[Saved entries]

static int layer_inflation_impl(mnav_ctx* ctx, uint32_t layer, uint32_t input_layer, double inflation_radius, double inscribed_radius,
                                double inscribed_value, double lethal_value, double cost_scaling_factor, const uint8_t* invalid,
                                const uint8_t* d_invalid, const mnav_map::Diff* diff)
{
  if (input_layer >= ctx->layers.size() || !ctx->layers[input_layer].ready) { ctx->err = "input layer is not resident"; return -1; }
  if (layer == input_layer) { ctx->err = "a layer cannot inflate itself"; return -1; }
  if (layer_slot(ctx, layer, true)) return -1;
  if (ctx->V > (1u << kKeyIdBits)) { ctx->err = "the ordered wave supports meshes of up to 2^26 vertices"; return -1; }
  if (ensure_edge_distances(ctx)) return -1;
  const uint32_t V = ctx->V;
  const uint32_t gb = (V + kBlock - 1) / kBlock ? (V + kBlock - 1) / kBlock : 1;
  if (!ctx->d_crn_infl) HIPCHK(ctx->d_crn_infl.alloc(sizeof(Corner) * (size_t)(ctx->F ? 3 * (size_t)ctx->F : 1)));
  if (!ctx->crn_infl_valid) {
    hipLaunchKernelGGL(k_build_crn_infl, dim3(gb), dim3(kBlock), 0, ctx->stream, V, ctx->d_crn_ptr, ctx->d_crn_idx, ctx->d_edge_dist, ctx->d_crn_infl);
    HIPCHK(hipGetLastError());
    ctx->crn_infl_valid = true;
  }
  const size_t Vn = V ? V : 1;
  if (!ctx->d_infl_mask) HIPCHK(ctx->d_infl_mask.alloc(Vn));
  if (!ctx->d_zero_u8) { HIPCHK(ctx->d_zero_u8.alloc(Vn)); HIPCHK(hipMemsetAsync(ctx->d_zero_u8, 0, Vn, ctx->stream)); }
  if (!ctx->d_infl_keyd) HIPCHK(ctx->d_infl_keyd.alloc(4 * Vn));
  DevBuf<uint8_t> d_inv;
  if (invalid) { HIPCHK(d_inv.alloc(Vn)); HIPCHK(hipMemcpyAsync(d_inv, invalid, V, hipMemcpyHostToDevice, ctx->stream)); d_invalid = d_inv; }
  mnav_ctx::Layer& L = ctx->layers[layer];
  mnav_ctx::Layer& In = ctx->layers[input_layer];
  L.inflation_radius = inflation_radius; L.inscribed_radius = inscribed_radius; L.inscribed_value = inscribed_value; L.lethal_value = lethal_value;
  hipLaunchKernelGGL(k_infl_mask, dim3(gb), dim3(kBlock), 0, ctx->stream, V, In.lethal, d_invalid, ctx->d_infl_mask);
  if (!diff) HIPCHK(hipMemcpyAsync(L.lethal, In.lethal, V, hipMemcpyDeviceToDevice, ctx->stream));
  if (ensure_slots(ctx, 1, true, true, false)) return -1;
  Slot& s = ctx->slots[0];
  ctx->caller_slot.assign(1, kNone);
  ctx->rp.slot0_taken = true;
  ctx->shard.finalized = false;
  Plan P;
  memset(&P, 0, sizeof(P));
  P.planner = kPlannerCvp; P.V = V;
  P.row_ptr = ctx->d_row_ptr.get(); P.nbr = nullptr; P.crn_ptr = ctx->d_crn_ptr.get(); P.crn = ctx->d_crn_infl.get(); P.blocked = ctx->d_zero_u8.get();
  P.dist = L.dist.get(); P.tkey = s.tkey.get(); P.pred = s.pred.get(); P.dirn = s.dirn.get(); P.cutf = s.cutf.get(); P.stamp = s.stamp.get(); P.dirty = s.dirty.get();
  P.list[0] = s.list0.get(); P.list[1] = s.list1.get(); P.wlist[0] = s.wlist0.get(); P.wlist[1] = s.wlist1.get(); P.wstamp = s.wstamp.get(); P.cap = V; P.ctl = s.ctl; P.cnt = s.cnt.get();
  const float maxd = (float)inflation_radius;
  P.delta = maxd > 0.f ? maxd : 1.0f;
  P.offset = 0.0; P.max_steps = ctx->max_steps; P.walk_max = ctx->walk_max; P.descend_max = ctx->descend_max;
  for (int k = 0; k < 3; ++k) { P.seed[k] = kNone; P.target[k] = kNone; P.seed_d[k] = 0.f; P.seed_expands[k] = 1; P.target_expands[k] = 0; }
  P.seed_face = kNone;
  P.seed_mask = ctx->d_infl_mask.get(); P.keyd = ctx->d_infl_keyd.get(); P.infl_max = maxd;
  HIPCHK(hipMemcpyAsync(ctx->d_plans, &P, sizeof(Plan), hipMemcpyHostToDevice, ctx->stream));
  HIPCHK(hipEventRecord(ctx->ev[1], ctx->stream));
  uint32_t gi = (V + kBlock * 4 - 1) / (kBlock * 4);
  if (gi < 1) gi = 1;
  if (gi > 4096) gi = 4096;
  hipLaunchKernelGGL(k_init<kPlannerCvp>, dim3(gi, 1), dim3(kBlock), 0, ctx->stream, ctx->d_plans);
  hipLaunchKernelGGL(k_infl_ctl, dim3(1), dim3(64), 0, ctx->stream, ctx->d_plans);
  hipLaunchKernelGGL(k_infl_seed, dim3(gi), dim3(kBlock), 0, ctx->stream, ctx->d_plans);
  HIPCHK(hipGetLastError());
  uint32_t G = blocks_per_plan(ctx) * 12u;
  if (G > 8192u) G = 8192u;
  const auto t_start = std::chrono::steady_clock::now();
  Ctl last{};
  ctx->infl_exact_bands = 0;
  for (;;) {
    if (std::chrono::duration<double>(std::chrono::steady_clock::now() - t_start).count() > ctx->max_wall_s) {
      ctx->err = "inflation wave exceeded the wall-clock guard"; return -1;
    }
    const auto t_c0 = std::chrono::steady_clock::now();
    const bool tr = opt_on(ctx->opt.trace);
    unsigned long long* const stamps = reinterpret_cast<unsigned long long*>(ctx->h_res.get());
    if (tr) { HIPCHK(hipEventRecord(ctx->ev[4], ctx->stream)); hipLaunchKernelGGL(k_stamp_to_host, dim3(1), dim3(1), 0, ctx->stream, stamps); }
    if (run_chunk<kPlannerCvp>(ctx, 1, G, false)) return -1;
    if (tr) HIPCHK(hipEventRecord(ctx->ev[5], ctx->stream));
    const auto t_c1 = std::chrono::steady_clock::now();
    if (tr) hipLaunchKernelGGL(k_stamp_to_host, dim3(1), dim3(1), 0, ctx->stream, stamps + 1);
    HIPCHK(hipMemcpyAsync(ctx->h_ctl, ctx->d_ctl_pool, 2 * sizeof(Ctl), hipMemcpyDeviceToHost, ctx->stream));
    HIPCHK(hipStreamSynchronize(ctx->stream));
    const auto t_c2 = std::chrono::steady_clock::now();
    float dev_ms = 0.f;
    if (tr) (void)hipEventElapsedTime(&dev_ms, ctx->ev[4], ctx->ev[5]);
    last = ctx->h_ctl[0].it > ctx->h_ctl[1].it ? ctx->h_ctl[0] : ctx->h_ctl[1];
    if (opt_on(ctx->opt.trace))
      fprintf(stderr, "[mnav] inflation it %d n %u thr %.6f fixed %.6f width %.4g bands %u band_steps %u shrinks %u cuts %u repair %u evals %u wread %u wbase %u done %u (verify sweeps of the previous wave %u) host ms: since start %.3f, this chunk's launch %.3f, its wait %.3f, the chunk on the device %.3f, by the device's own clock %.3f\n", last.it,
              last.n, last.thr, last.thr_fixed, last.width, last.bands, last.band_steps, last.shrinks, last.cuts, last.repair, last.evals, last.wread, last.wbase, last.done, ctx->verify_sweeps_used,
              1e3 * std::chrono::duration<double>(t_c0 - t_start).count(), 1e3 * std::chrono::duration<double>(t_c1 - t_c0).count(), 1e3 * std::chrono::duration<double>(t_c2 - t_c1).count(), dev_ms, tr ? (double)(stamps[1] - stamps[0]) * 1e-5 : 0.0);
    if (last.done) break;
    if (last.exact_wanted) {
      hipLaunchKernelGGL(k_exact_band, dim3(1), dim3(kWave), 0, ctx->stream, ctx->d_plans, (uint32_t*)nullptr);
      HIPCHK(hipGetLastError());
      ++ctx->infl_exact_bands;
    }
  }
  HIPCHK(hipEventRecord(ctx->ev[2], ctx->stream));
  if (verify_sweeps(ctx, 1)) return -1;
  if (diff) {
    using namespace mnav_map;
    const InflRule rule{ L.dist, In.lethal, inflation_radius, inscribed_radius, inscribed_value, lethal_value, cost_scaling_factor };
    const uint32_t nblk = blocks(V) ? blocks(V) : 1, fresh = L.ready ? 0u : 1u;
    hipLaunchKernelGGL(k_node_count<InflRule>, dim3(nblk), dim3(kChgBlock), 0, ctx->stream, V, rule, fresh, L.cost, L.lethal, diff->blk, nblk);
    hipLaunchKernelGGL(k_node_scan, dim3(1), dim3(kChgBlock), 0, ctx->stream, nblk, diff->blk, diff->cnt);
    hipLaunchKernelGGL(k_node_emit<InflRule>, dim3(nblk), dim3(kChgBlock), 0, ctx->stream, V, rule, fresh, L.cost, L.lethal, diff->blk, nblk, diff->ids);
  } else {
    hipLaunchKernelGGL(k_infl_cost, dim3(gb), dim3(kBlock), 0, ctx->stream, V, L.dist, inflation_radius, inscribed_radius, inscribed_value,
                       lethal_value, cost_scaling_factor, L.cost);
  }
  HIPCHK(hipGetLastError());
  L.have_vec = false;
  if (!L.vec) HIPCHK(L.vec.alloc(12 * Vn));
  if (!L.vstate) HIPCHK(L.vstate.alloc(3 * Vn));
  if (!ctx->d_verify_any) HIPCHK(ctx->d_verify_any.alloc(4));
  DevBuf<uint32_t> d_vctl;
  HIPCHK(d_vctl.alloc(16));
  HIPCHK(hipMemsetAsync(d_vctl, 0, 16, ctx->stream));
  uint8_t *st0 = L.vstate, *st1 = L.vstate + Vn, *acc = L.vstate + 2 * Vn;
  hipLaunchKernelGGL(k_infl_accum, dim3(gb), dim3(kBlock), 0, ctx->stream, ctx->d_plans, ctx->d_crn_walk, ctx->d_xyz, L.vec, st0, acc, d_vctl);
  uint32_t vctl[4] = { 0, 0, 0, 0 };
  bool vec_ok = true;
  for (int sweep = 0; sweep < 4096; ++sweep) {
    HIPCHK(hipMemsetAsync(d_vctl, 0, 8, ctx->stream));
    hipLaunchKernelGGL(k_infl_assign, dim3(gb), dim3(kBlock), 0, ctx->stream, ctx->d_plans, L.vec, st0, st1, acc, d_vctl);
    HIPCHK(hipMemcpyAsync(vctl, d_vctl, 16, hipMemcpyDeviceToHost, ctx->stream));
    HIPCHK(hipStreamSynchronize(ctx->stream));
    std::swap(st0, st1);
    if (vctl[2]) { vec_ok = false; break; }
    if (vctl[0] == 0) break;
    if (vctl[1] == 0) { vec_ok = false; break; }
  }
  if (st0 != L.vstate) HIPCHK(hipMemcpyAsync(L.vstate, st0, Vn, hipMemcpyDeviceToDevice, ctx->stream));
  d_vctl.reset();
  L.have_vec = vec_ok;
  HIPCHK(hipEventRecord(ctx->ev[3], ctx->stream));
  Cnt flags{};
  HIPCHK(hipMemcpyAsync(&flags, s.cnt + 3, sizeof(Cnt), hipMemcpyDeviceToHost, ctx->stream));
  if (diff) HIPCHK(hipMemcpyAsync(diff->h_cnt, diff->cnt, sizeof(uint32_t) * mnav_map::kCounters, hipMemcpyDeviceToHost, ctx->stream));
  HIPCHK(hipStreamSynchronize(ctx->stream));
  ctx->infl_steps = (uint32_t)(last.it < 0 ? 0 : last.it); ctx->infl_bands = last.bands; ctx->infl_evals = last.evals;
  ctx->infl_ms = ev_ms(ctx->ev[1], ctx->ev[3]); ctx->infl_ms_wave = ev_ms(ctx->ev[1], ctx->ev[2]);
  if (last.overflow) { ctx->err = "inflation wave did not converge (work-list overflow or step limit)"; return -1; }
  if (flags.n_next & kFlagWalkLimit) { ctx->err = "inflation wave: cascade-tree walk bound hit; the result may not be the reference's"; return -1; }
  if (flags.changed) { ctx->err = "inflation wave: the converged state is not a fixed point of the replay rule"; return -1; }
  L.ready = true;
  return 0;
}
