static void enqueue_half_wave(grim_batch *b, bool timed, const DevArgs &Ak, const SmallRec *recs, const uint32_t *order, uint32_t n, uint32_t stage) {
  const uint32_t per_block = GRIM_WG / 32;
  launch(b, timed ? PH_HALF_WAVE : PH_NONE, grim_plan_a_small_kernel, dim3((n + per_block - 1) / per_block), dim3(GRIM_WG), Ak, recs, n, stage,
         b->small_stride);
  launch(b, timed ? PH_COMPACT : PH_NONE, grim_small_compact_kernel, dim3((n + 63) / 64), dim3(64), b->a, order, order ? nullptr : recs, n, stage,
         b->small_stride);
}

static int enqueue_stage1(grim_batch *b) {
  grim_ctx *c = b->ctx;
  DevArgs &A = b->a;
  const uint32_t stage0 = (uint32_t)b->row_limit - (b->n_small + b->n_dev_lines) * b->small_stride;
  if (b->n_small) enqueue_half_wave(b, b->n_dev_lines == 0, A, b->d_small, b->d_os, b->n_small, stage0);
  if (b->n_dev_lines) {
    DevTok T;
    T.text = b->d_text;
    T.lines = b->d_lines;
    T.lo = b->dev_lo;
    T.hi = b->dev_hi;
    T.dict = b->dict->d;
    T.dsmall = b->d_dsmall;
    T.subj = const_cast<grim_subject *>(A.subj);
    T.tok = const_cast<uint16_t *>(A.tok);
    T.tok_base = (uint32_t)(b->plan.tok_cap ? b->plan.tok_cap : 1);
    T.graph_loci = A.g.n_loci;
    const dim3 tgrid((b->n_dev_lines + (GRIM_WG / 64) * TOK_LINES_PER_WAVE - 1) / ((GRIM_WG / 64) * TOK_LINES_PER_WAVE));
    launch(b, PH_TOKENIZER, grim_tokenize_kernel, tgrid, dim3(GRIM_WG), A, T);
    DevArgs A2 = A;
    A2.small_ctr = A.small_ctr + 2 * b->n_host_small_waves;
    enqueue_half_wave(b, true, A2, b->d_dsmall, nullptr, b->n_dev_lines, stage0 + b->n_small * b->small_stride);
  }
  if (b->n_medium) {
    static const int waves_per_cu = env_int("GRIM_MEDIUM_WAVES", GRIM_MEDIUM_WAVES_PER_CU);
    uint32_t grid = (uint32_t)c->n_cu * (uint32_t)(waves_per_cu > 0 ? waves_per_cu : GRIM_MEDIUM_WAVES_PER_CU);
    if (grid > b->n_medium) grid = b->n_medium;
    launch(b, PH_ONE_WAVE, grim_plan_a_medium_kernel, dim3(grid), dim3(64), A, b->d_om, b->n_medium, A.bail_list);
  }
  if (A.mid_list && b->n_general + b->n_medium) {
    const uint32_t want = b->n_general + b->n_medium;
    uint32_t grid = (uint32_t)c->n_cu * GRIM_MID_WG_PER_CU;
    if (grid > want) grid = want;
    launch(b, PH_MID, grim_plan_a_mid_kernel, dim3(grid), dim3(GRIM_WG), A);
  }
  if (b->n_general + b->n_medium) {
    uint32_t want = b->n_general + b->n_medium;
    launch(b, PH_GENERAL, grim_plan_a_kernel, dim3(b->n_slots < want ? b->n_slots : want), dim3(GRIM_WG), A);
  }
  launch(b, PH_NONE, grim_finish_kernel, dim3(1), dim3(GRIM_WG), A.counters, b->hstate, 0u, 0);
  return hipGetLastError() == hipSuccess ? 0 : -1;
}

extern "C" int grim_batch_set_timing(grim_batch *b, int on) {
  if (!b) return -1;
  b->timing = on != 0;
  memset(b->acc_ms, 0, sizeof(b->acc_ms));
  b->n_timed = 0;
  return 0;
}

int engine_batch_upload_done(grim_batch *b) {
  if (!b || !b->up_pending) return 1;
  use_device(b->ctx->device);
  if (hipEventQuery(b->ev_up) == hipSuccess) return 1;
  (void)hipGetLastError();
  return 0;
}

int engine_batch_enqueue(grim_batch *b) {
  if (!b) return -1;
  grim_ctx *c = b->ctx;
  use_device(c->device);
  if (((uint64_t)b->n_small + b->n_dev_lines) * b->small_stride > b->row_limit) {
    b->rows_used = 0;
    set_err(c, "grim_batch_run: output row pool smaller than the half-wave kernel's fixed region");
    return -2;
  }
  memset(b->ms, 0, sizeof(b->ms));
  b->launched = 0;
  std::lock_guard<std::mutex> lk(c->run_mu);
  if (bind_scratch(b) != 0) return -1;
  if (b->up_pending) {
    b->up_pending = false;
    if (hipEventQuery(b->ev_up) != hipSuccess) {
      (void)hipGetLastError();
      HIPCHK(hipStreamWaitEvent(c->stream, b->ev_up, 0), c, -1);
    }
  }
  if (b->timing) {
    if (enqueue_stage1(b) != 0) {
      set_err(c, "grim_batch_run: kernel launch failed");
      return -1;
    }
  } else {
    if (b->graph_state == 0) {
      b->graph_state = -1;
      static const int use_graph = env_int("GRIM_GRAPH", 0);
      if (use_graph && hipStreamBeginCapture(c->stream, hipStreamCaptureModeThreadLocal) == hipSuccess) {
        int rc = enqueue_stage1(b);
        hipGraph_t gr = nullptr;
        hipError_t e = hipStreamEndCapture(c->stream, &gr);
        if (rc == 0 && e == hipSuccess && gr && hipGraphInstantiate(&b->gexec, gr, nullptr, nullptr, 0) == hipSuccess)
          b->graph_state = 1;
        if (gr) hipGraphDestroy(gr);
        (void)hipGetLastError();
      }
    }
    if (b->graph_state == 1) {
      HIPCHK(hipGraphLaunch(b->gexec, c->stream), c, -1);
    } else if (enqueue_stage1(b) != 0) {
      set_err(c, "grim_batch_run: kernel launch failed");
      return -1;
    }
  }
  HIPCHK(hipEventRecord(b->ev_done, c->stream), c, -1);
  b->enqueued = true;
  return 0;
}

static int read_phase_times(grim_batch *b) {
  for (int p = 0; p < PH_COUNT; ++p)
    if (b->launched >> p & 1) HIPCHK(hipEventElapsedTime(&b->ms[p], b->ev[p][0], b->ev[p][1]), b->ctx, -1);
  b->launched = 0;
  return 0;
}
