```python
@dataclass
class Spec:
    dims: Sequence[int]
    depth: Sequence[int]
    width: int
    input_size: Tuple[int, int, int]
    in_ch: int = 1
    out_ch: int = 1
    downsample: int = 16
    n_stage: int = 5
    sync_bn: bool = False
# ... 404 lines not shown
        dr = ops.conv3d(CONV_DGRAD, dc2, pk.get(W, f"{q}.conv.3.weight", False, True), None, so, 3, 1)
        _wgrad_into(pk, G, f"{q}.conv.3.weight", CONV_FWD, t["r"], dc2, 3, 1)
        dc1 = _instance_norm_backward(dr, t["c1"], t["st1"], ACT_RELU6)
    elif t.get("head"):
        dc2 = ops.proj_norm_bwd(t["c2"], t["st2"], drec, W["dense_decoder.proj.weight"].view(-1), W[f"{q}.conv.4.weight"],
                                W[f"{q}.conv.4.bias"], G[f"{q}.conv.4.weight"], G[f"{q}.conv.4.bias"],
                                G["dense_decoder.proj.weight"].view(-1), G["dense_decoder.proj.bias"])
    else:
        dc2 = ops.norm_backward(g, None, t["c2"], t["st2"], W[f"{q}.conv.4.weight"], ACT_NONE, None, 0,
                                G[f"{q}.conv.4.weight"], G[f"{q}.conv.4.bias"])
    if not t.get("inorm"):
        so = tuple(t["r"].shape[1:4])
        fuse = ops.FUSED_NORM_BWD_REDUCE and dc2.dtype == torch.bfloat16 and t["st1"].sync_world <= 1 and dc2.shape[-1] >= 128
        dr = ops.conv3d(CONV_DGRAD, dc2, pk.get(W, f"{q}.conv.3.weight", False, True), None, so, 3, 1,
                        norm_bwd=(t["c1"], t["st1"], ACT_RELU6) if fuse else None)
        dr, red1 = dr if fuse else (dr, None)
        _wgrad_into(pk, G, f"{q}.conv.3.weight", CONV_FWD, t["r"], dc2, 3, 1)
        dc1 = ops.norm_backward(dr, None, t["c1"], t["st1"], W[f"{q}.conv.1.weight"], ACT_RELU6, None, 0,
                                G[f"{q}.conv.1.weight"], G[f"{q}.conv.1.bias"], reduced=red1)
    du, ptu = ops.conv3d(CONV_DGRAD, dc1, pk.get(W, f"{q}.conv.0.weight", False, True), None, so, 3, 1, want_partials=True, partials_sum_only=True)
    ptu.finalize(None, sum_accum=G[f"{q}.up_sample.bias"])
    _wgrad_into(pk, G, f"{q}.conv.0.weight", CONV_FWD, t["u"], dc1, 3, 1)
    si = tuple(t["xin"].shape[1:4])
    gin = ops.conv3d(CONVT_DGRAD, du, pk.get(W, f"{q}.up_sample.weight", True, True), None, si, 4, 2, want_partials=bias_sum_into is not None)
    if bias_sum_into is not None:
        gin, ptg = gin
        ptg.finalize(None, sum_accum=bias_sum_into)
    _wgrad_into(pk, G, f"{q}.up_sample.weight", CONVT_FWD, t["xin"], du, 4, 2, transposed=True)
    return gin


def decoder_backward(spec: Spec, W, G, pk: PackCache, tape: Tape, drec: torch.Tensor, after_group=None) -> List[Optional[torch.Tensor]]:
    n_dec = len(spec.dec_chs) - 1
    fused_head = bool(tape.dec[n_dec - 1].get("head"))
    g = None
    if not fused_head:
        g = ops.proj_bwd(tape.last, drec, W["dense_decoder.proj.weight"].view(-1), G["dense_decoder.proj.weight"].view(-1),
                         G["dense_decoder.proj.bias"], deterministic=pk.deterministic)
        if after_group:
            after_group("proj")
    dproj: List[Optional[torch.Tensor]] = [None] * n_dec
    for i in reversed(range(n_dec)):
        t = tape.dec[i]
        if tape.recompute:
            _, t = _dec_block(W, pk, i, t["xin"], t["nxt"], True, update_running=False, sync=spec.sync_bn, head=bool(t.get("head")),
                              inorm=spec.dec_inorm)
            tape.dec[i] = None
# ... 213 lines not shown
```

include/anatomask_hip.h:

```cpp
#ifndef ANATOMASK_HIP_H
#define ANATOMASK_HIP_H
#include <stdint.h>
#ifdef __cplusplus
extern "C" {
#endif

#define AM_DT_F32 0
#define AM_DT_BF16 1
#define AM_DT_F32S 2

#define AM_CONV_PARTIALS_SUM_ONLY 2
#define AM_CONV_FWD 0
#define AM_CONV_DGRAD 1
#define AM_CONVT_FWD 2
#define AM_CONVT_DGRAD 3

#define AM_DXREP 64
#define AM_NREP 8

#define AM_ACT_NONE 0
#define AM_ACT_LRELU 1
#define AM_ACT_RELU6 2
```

## Task requirements
Check every line of the data, and copy the ones that contain "Sequence".

## Written response
    dims: Sequence[int]
    depth: Sequence[int]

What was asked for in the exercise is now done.